Find the line with "w[1] = (uint32_t)(stampB - tc1);" in the entries below. Repeat it, every following line, and the line with "stamp(0, stream);", exactly and with nothing added.

→ **Data extract**:
>>

long long dram_pack_conv_weight_bf16_tiles(int Cout, int Cin, int taps);
int dram_pack_conv_weight_bf16_multi(const DramPackRef* table, const DramChunkRef* chunks, int nchunks, void* flat,
                                     double total_elems, dram_stream_t stream);
int dram_cast_f32_to_bf16(const float* src, void* dst, long long n, dram_stream_t stream);
int dram_cast_bf16_to_f32(const void* src, float* dst, long long n, dram_stream_t stream);
int dram_s2d_bf16(const void* x, void* x8, int B, int D, int H, int W, int C, dram_stream_t stream);
int dram_d2s_bf16(const void* dx8, const void* add, const void* gate, void* dx, int B, int D, int H, int W, int C,
                  dram_stream_t stream);
int dram_s2_embed_weight(const float* w, float* w3, int Cout, int Cin, dram_stream_t stream);
int dram_s2_extract_wgrad(const float* dw3, float* dw, int Cout, int Cin, dram_stream_t stream);
int dram_conv_bf16_supported(const DramConvDesc* d);
int dram_conv_bf16_num_stat_rows(const DramConvDesc* d);
int dram_pack_conv_weight_bf16(const float* w, void* wf, void* wb, int Cout, int Cin, int taps, dram_stream_t stream);
int dram_conv3d_fwd_bf16(const void* x, const void* wf, const float* bias, void* y, float* stats_partial,
                         const DramConvDesc* d, dram_stream_t stream);
int dram_conv3d_bwd_data_bf16(const void* dy, const void* wb, void* dx, const void* add, const void* gate,
                              const DramConvDesc* d, dram_stream_t stream);
size_t dram_conv3d_bwd_weight_bf16_workspace(const DramConvDesc* d);
int dram_conv3d_bwd_weight_bf16(const void* x, const void* dy, float* dw, const DramConvDesc* d, void* workspace,
                                size_t workspace_bytes, dram_stream_t stream);
int dram_stem_fwd_bf16(const float* x, const float* w, void* y, float* stats_partial, int B, int D, int H, int W,
                       dram_stream_t stream);
int dram_stem_bwd_weight_bf16(const float* x, const void* dy, float* dw, int B, int D, int H, int W, void* workspace,
                              size_t workspace_bytes, dram_stream_t stream);
int dram_stem_bwd_data_bf16(const void* dy, const float* w, float* dx, int B, int D, int H, int W, void* workspace,
                            size_t workspace_bytes, dram_stream_t stream);
int dram_stem_fwd_bf16mm(const float* x, const float* w, void* y, float* stats_partial, int B, int D, int H, int W,
                         dram_stream_t stream);
int dram_stem_bwd_weight_bf16mm(const float* x, const void* dy, float* dw, int B, int D, int H, int W, void* workspace,
                                size_t workspace_bytes, dram_stream_t stream);
int dram_stem_fwd_blocks(int ntile);
int dram_bn_apply_bf16(const void* y, const float* scale, const float* shift, const void* residual, int Dr, int Hr,
                       int Wr, int Cr, int rs, void* z, int B, int D, int H, int W, int C, int relu,
                       dram_stream_t stream);
int dram_bn_bwd_reduce_bf16(const void* dz, const void* z, const void* y, const float* mean, const float* invstd,
                            const float* scale, const float* shift, float* partial, long long rows, int C, int relu,
                            dram_stream_t stream);
int dram_bn_bwd_apply_bf16(const void* dz, const void* z, const void* y, const float* mean, const float* invstd,
                           const float* gamma, const float* scale, const float* shift, const double* sums, double count,
                           const double* count_dev, void* dy, float* colsum_partial, long long rows, int C, int relu,
                           dram_stream_t stream);
int dram_bn_bwd_apply_eval_bf16(const void* dz, const void* z, const void* y, const float* scale, const float* shift,
                                void* dy, float* colsum_partial, long long rows, int C, int relu, dram_stream_t stream);
int dram_colsum_bf16(const void* a, float* partial, long long rows, int C, dram_stream_t stream);
int dram_maxpool_fwd_bf16(const void* x, void* y, uint8_t* argmax, int B, int D, int H, int W, int C,
                          dram_stream_t stream);
int dram_bn_maxpool_fwd_bf16(const void* y, const float* scale, const float* shift, void* z, void* pooled, uint8_t* argmax,
                             int B, int D, int H, int W, int C, dram_stream_t stream);
int dram_maxpool_bwd_bf16(const void* dy, const uint8_t* argmax, const void* add, int add_stride, void* dx, int B, int D,
                          int H, int W, int C, dram_stream_t stream);
int dram_upcat_fwd_bf16(const void* src, const void* skip, void* cat, int B, int Ds, int Hs, int Ws, int Cu, int Dk,
                        int Hk, int Wk, int Ck, dram_stream_t stream);
int dram_upcat_bwd_bf16(const void* dcat, void* dsrc, void* dskip, int B, int Ds, int Hs, int Ws, int Cu, int Dk, int Hk,
                        int Wk, int Ck, dram_stream_t stream);
int dram_head_fwd_bf16(const void* x, const float* w, const float* bias, const float* lungs, int Dl, int Hl, int Wl,
                       float* dense, float* partial, int B, int D, int H, int W, int NO, int sigmoid,
                       dram_stream_t stream);
int dram_head_bwd_bf16(const void* x, const float* w, const float* dense, const float* gdense, const float* gpool,
                       const float* lungs, int Dl, int Hl, int Wl, void* dx, float* wpartial, int B, int D, int H, int W,
                       int NO, int sigmoid, dram_stream_t stream);
int dram_cam_point_bf16(const void* x, const float* w, const float* bias, const float* gdense, const float* gpool,
                        const float* lungs, int Dl, int Hl, int Wl, float* out, int B, int D, int H, int W, int NO,
                        int sigmoid, int method, int relu, dram_stream_t stream);
int dram_cam_sum_bf16(const void* x, const float* w, const float* bias, const float* gdense, const float* gpool,
                      const float* lungs, int Dl, int Hl, int Wl, float* partial, int B, int D, int H, int W, int NO,
                      int sigmoid, dram_stream_t stream);
int dram_cam_combine_bf16(const void* x, const float* w, const double* sums, float* out, int B, int D, int H, int W,
                          int NO, int relu, dram_stream_t stream);
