+      const bool pooled = r == TOI_SOLVE && ctx.nvc > 0;
+      if (teamAny<TEAM>(pooled, nthr)) {
+        const int itc = pooledVelocitySolve<TIER, TEAM>(P, S, sRaw, e, ctx.vcs, ctx.nvc, pooled, unlimited, phaseSync, envLanes, nthr, nullptr, nullptr);
+        if (pooled) toiEventEnd(S, e, L, itc);
+      }
+      if (r == TOI_SOLVE && !pooled) toiEventEnd(S, e, L, runVelocityIterations(e, ctx.vcs, 0, 6 * 30));
+      if (e.aborted) active = false;
+      if (P.trace) {
+        if (r != TOI_DONE) atomicAdd(&sRoundStat[1], 1u);
+        if (threadIdx.x == 0) {
+          sRoundStat[0] += 1;
+          sRoundStat[2] += (unsigned)total;
+          sRoundStat[3] = max(sRoundStat[3], (unsigned)(clock64() - tr0));
+        }
+      }
+    }
+    if (P.trace && threadIdx.x == 0)
+      for (int k = 0; k < 4; ++k) gs.toiRounds[k] = sRoundStat[k];
+  } else if (wantToi) {
+    solveTOILane(S, P.cfg, cache, e, dt, 6 * 30, L, ctx.vcs);
+  }
   const long long tw3 = clock64();
   if (P.trace && TIER == 1 && envWarp && lane == 0 && gw < P.n / 32 + 8) {
     uint32_t* w = P.trace + 4 * (size_t)gw;
@@ -811,7 +881,7 @@
     if (__any_sync(1u, valid) || true) {
       long long tc4 = clockAfterBarrier(S);
       if (P.trace && TIER == 1 && blockIdx.x < P.n / 32 + 8) {
-        uint32_t* w = P.trace + 4 * ((size_t)P.n / 32 + 8) + 2 * (size_t)P.n + 16 * (size_t)blockIdx.x;
+        uint32_t* w = P.trace + 4 * ((size_t)P.n / 32 + 8) + 2 * (size_t)P.n + 20 * (size_t)blockIdx.x;
         w[0] = (uint32_t)(tc1 - tc0);
         w[1] = (uint32_t)(stampB - tc1);
         w[2] = (uint32_t)(stampV - stampB);
@@ -832,6 +902,7 @@
         w[13] = sFin[1];
         w[14] = sFin[2];
         w[15] = sFin[3];
+        for (int k = 0; k < 4; ++k) w[16 + k] = gs.toiRounds[k];
       }
       if (!P.trace && TIER == 1) {
         atomicAdd(&P.phaseClk[8], (unsigned long long)(gs.tf0 - tc3));
@@ -1285,7 +1356,7 @@
       shapeSharedMemory();
       g_shapedFor = shapeKey();
     }
-    if (trace) cudaMemsetAsync(trace, 0, sizeof(uint32_t) * (20 * ((size_t)n / 32 + 8) + 2 * (size_t)n), stream);
+    if (trace) cudaMemsetAsync(trace, 0, sizeof(uint32_t) * (24 * ((size_t)n / 32 + 8) + 2 * (size_t)n), stream);
     stamp(0, stream);
     if (fastWide) k_fast<1, kFastWide><<<(unsigned)((n + fastWideBlock - 1) / fastWideBlock), fastWideBlock, 0, stream>>>(params(), io);
     else if (n < 100000) k_fast<4, kBlock><<<(unsigned)((n + fastBlock - 1) / fastBlock), fastBlock, 0, stream>>>(params(), io);
@@ -1391,8 +1462,8 @@
     if (const char* fb = getenv("HK_FAST_BLOCK")) h->fastBlock = std::min(kBlock, std::max(32, atoi(fb) / 32 * 32));
     h->fastWide = n_envs >= 16000;
     if (const char* fw = getenv("HK_FAST_WIDE")) h->fastWide = fw[0] == '1';
-    h->phaseSync = 31;
-    if (const char* ps = getenv("HK_PHASE_SYNC")) h->phaseSync = atoi(ps) & 31;
+    h->phaseSync = n_envs >= 100000 ? 63 : 31;
+    if (const char* ps = getenv("HK_PHASE_SYNC")) h->phaseSync = atoi(ps) & 63;
     int sms = 148;
     if (cudaDeviceGetAttribute(&sms, cudaDevAttrMultiProcessorCount, device) != cudaSuccess || sms < 16) sms = 148;
     {
@@ -1430,7 +1501,7 @@
   if (err == cudaSuccess) err = cudaMalloc(&h->actBuf, sizeof(float) * 8 * (size_t)n_envs);
   if (err == cudaSuccess) err = cudaMalloc(&h->phaseClk, sizeof(unsigned long long) * 16);
   if (err == cudaSuccess) err = cudaMemset(h->phaseClk, 0, sizeof(unsigned long long) * 16);
-  if (err == cudaSuccess && getenv("HK_LANE_TRACE")) err = cudaMalloc(&h->trace, sizeof(uint32_t) * (20 * ((size_t)n_envs / 32 + 8) + 2 * (size_t)n_envs));
+  if (err == cudaSuccess && getenv("HK_LANE_TRACE")) err = cudaMalloc(&h->trace, sizeof(uint32_t) * (24 * ((size_t)n_envs / 32 + 8) + 2 * (size_t)n_envs));
   if (err == cudaSuccess) err = cudaMemset(h->cache, 0, sizeof(uint32_t) * 6 * N_PAIRS * (size_t)n_envs);
   if (err == cudaSuccess) err = cudaMemset(h->stats, 0, sizeof(double) * HK_STATS_DIM * (kStatsRows + 1));
   if (err == cudaSuccess) {
@@ -1793,7 +1864,7 @@
 int hk_debug_lane_trace(hk_env* h, uint32_t* out_host, int64_t n_words) {
   if (!h || !out_host) return fail(HK_E_INVALID, "hk_debug_lane_trace: NULL argument");
   if (!h->trace) return fail(HK_E_INVALID, "hk_debug_lane_trace: create the env with HK_LANE_TRACE=1");
-  const int64_t have = 20 * (h->n / 32 + 8) + 2 * h->n;
+  const int64_t have = 24 * (h->n / 32 + 8) + 2 * h->n;
   DeviceGuard guard(h->device);
   HK_CUDA(cudaMemcpy(out_host, h->trace, sizeof(uint32_t) * (size_t)(n_words < have ? n_words : have), cudaMemcpyDeviceToHost));
   return HK_OK;
diff --git a/hockey_env_b200/csrc/hk_world.cuh b/hockey_env_b200/csrc/hk_world.cuh
--- a/hockey_env_b200/csrc/hk_world.cuh
+++ b/hockey_env_b200/csrc/hk_world.cuh
@@ -1879,206 +1879,275 @@
   return nt;
 }
 
-HK_HD_NOINLINE void solveTOI(const Scene& S, const Config& cfg, const Cache& cache, Env& e, float dt, int velIters) {
+struct ToiLoop {
+  float salpha[8];
+  uint32_t solvedMask;
+  uint32_t toiFlag;
+  uint64_t toiCountLo, toiCountHi;
+  uint32_t freshMask;
+  int freshBody;
+  V2 freshC;
+  float freshA;
+  int bi;
+  float subDt;
+};
+HK_HD float toiTaskBeta(const Scene& S, const ToiTask& t) {
+  const int fA = S.pairFA[t.pid], fB = S.pairFB[t.pid];
+  const int bi = fB - F_R1;
+  Proxy pA, pB;
+  pA.poly = &S.poly[fA];
+  pA.radius = HK_POLYGON_RADIUS;
+  if (fB == F_PUCK) {
+    pB.poly = nullptr;
+    pB.radius = S.puckRadius;
+  } else {
+    pB.poly = &S.poly[fB];
+    pB.radius = HK_POLYGON_RADIUS;
+  }
+  Sweep sA;
+  sA.lc = mk(0.0f, 0.0f);
+  sA.c0 = sA.c = mk(S.spx[fA], S.spy[fA]);
+  sA.a0 = sA.a = 0.0f;
+  sA.alpha0 = 0.0f;
+  sA.rot = false;
+  Sweep sB;
+  sB.lc = mk(S.lcx[bi], S.lcy[bi]);
+  sB.c0 = t.c0;
+  sB.c = t.c;
+  sB.a0 = t.a0;
+  sB.a = t.a;
+  sB.alpha0 = 0.0f;
+  sB.rot = bi != B_PUCK;
+  int state;
+  float tt;
+  timeOfImpact(&state, &tt, pA, sA, pB, sB, 1.0f);
+  return state == TOI_TOUCHING ? tt : -1.0f;
+}
+HK_HD float toiAlpha(float alpha0, float beta) { return beta != -1.0f ? fmin2(alpha0 + (1.0f - alpha0) * beta, 1.0f) : 1.0f; }
+
+HK_HD void toiBegin(Env& e, ToiLoop& L) {
   HK_TOI_DBG(10);
-  float salpha[8];
-  for (int i = 0; i < 8; ++i) salpha[i] = 0.0f;
-  const uint32_t solvedMask = (e.b[0].island ? 1u : 0u) | (e.b[1].island ? 2u : 0u) | (e.b[2].island ? 4u : 0u);
+  for (int i = 0; i < 8; ++i) L.salpha[i] = 0.0f;
+  L.solvedMask = (e.b[0].island ? 1u : 0u) | (e.b[1].island ? 2u : 0u) | (e.b[2].island ? 4u : 0u);
   e.b[0].island = e.b[1].island = e.b[2].island = false;
   e.b[0].alpha0 = e.b[1].alpha0 = e.b[2].alpha0 = 0.0f;
-  uint32_t toiFlag = e.toiPreFlag;
+  L.toiFlag = e.toiPreFlag;
+  L.toiCountLo = L.toiCountHi = 0;
+  e.toiPreFlag = 0;
+  L.freshMask = 0;
+  L.freshBody = -1;
+  L.freshC = mk(0.0f, 0.0f);
+  L.freshA = 0.0f;
+}
+
+HK_HD_NOINLINE int toiScan(const Scene& S, Env& e, ToiLoop& L, ToiTask* tasks, int maxTasks) {
   float* toi = e.toiPre;
-  uint64_t toiCountLo = 0, toiCountHi = 0;
-  e.toiPreFlag = 0;
-  uint32_t freshMask = 0;
-  int freshBody = -1;
-  V2 freshC = mk(0.0f, 0.0f);
-  float freshA = 0.0f;
+  int nt = 0;
+  for (int i = 0; i < e.ncontacts; ++i) {
+    int pid = clistGet(e.clist, i);
+    uint32_t bit = 1u << pid;
+    if (!(e.enabled & bit)) continue;
+    if ((int)(((pid < 16 ? L.toiCountLo : L.toiCountHi) >> (4 * (pid & 15))) & 15u) > HK_MAX_SUBSTEPS) continue;
+    if (L.toiFlag & bit) continue;
+    if (!(HK_PAIRS_TOI & bit)) continue;
+    int fA = S.pairFA[pid], fB = S.pairFB[pid];
+    int bi = fB - F_R1;
+    Body& B = e.b[bi];
+    if (!B.awake) continue;
+    int sb = staticBodyOf(fA);
+    float alpha0 = L.salpha[sb];
+    if (L.salpha[sb] < B.alpha0) {
+      alpha0 = B.alpha0;
+      L.salpha[sb] = alpha0;
+    } else if (B.alpha0 < L.salpha[sb]) {
+      alpha0 = L.salpha[sb];
+      Sweep s = bodySweep(S, B, bi);
+      sweepAdvance(s, alpha0);
+      B.c0 = s.c0;
+      B.a0 = s.a0;
+      B.alpha0 = s.alpha0;
+    }
+    const float radiusB = fB == F_PUCK ? S.puckRadius : HK_POLYGON_RADIUS;
+    bool skip = !e.toiEventSeen && alpha0 == 0.0f && ((L.solvedMask >> bi) & 1u) && toiProvablySeparated(S, e, pid, fA, bi, radiusB);
+    if (!skip && bi == L.freshBody && (L.freshMask & bit) && sepKnown(e, pid))
+      skip = toiSeparatedAfterEvent(S, e, pid, bi, radiusB, L.freshC, L.freshA);
+    HK_TOI_DBG(bi == B_PUCK ? 0 : 1);
+    ToiTask t;
+    t.c0 = B.c0;
+    t.c = B.c;
+    t.a0 = B.a0;
+    t.a = B.a;
+    t.pid = pid;
+    if (skip) {
+      toi[pid] = 1.0f;
+      HK_TOI_DBG(bi == B_PUCK ? 2 : 3);
+    } else if (nt < maxTasks) {
+      tasks[nt++] = t;
+      toi[pid] = alpha0;
+    } else {
+#if defined(__CUDA_ARCH__)
+      long long c0_ = clock64();
+#endif
+      const float beta = toiTaskBeta(S, t);
+      toi[pid] = toiAlpha(alpha0, beta);
+#if defined(__CUDA_ARCH__)
+      e.dbgEvalClk += clock64() - c0_;
+#endif
+      HK_TOI_DBG(bi == B_PUCK ? 4 : 5);
+      if (e.toiEventSeen) HK_TOI_DBG(6);
+      else if (!(alpha0 == 0.0f && ((L.solvedMask >> bi) & 1u))) HK_TOI_DBG(7);
+      else if (!sepKnown(e, pid)) HK_TOI_DBG(8);
+      if (beta != -1.0f) HK_TOI_DBG(9);
+    }
+    L.toiFlag |= bit;
+  }
+  return nt;
+}
+HK_HD void toiResolve(Env& e, const ToiTask* tasks, const float* beta, int nt) {
+  for (int k = 0; k < nt; ++k) e.toiPre[tasks[k].pid] = toiAlpha(e.toiPre[tasks[k].pid], beta[k]);
+}
+
+enum { TOI_DONE = 0, TOI_SOLVE = 1, TOI_DROPPED = 2 };
+HK_HD_NOINLINE int toiEventBegin(const Scene& S, const Config& cfg, const Cache& cache, Env& e, ToiLoop& L, float dt, VC* vcs, int* nvc) {
+  int minPid = -1;
+  float minAlpha = 1.0f;
+  for (int i = 0; i < e.ncontacts; ++i) {
+    int pid = clistGet(e.clist, i);
+    uint32_t bit = 1u << pid;
+    if (!(e.enabled & bit) || !(L.toiFlag & bit)) continue;
+    if ((int)(((pid < 16 ? L.toiCountLo : L.toiCountHi) >> (4 * (pid & 15))) & 15u) > HK_MAX_SUBSTEPS) continue;
+    const float alpha = e.toiPre[pid];
+    if (alpha < minAlpha) {
+      minPid = pid;
+      minAlpha = alpha;
+    }
+  }
+  if (minPid < 0 || 1.0f - 10.0f * HK_EPS < minAlpha) return TOI_DONE;
+  if (!e.allowToiEvents) {
+    e.aborted = true;
+    return TOI_DONE;
+  }
+  e.nToiEvents++;
+  e.toiEventSeen = true;
+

<<

→ **Your solution**:
         w[1] = (uint32_t)(stampB - tc1);
         w[2] = (uint32_t)(stampV - stampB);
@@ -832,6 +902,7 @@
         w[13] = sFin[1];
         w[14] = sFin[2];
         w[15] = sFin[3];
+        for (int k = 0; k < 4; ++k) w[16 + k] = gs.toiRounds[k];
       }
       if (!P.trace && TIER == 1) {
         atomicAdd(&P.phaseClk[8], (unsigned long long)(gs.tf0 - tc3));
@@ -1285,7 +1356,7 @@
       shapeSharedMemory();
       g_shapedFor = shapeKey();
     }
-    if (trace) cudaMemsetAsync(trace, 0, sizeof(uint32_t) * (20 * ((size_t)n / 32 + 8) + 2 * (size_t)n), stream);
+    if (trace) cudaMemsetAsync(trace, 0, sizeof(uint32_t) * (24 * ((size_t)n / 32 + 8) + 2 * (size_t)n), stream);
     stamp(0, stream);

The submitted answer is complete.